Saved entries
■ ■ ■

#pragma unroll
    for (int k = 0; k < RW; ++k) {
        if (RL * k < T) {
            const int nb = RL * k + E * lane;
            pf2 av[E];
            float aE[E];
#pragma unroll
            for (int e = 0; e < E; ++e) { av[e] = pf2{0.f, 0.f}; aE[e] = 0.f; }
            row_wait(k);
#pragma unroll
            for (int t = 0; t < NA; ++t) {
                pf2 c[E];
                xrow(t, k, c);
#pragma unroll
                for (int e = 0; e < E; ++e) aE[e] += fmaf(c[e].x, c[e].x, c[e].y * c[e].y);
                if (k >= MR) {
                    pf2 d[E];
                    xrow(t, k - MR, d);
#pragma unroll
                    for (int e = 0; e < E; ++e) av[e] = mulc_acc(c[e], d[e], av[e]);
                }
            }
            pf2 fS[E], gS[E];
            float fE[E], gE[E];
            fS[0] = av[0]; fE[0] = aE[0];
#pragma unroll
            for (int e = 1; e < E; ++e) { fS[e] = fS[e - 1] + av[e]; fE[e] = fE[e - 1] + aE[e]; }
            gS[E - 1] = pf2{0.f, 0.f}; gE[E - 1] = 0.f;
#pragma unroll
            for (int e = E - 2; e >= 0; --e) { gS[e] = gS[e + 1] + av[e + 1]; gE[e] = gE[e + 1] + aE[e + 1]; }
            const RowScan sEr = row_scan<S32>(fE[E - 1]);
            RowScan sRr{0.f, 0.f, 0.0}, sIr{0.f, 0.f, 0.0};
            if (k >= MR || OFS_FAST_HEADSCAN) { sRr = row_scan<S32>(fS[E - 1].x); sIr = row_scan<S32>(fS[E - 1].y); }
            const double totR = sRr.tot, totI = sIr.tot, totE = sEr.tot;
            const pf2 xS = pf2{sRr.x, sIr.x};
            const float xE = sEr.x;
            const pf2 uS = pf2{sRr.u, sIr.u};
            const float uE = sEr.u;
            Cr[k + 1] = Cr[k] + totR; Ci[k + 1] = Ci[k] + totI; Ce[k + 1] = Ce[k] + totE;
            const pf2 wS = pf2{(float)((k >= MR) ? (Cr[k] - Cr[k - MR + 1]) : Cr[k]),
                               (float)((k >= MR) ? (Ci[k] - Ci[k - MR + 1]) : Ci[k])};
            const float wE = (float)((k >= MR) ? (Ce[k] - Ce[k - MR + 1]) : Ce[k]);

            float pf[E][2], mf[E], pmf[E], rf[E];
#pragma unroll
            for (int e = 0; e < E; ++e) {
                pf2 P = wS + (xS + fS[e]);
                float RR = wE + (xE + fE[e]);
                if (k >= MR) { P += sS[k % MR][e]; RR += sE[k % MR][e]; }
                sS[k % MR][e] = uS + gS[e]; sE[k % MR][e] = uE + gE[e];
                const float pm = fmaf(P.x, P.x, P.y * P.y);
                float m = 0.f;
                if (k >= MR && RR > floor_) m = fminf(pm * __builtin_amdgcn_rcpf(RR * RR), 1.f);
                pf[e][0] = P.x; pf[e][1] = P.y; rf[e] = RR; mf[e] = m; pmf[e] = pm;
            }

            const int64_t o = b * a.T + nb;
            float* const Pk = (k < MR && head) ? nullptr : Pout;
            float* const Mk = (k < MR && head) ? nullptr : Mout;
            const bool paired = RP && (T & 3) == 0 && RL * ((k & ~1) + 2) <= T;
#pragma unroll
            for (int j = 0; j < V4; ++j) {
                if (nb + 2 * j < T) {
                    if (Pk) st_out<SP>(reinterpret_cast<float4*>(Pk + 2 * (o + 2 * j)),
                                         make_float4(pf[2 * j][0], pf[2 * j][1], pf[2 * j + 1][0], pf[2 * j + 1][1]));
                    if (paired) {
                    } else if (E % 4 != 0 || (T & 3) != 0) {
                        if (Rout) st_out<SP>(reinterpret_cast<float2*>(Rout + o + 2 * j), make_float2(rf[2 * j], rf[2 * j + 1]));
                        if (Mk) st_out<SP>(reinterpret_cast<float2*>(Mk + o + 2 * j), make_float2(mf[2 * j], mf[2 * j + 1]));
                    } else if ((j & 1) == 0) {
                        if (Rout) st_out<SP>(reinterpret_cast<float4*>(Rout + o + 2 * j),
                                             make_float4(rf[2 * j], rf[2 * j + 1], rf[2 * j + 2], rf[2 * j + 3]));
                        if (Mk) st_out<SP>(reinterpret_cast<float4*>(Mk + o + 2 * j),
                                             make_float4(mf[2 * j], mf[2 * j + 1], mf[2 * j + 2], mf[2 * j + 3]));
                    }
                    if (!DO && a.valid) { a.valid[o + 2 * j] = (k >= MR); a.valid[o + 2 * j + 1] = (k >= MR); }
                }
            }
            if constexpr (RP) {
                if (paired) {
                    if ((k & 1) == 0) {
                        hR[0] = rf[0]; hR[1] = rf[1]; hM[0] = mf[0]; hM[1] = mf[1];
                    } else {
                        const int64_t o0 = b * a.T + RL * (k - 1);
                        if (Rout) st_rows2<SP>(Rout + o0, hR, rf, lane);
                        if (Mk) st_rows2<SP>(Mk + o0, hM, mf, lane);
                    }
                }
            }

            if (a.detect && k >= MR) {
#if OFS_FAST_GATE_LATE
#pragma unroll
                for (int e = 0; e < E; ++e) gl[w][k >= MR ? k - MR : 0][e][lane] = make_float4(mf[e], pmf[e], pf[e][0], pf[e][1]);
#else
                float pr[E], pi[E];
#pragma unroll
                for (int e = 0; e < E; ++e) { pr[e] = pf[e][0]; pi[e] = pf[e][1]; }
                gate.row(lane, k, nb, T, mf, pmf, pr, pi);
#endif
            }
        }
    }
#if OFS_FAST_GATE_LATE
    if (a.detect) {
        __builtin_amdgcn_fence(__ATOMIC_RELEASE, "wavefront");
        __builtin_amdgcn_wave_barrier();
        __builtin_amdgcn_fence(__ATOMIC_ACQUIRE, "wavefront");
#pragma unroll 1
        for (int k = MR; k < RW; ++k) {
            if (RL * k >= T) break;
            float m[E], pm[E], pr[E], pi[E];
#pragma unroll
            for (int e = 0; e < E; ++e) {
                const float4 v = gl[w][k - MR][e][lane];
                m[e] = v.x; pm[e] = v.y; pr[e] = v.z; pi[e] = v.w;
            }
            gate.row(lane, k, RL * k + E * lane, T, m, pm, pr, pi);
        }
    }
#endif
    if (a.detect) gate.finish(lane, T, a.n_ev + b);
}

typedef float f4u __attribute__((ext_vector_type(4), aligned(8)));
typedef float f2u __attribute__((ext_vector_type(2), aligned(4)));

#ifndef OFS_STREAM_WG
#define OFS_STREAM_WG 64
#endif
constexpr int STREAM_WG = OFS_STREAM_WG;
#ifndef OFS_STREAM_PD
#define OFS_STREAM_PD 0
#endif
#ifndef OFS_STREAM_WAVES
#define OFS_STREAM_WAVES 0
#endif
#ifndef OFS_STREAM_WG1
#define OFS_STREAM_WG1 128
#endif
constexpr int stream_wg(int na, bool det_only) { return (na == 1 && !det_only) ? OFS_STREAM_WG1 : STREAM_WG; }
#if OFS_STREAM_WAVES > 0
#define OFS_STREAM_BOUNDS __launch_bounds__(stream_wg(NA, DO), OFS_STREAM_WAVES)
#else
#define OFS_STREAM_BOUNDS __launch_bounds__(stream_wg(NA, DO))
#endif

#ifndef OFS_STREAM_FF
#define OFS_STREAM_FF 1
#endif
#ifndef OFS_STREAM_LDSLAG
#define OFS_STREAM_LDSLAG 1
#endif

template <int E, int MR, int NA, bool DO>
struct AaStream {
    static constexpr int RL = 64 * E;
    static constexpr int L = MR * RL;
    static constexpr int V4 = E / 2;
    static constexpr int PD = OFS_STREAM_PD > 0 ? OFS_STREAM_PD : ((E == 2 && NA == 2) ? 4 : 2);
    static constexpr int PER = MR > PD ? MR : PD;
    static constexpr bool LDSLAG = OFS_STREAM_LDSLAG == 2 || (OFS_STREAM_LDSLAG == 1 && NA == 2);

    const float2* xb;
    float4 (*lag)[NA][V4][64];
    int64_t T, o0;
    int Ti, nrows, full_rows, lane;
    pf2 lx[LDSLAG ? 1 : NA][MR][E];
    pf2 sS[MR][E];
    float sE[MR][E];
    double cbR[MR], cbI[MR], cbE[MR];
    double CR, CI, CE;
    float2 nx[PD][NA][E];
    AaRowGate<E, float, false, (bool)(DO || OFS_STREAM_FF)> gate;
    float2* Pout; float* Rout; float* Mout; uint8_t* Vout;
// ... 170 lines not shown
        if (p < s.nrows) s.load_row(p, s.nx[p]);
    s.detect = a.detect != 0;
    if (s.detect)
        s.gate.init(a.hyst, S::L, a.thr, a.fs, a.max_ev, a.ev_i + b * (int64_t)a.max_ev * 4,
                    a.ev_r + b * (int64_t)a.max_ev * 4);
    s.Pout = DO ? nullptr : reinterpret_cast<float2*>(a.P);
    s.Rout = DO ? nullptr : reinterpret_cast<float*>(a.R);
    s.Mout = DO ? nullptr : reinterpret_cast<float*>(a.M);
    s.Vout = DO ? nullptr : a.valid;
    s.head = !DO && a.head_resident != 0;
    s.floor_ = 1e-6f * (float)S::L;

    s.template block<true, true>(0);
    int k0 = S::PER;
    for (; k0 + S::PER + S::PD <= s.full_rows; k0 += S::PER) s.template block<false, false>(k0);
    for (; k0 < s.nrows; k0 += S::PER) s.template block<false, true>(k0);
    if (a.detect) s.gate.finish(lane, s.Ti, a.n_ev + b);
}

■ ■ ■

> _What is being asked_
Where does the word "block" occur in the records? Return every line that holds it.

> _Result of the exercise_
    s.template block<true, true>(0);
    for (; k0 + S::PER + S::PD <= s.full_rows; k0 += S::PER) s.template block<false, false>(k0);
    for (; k0 < s.nrows; k0 += S::PER) s.template block<false, true>(k0);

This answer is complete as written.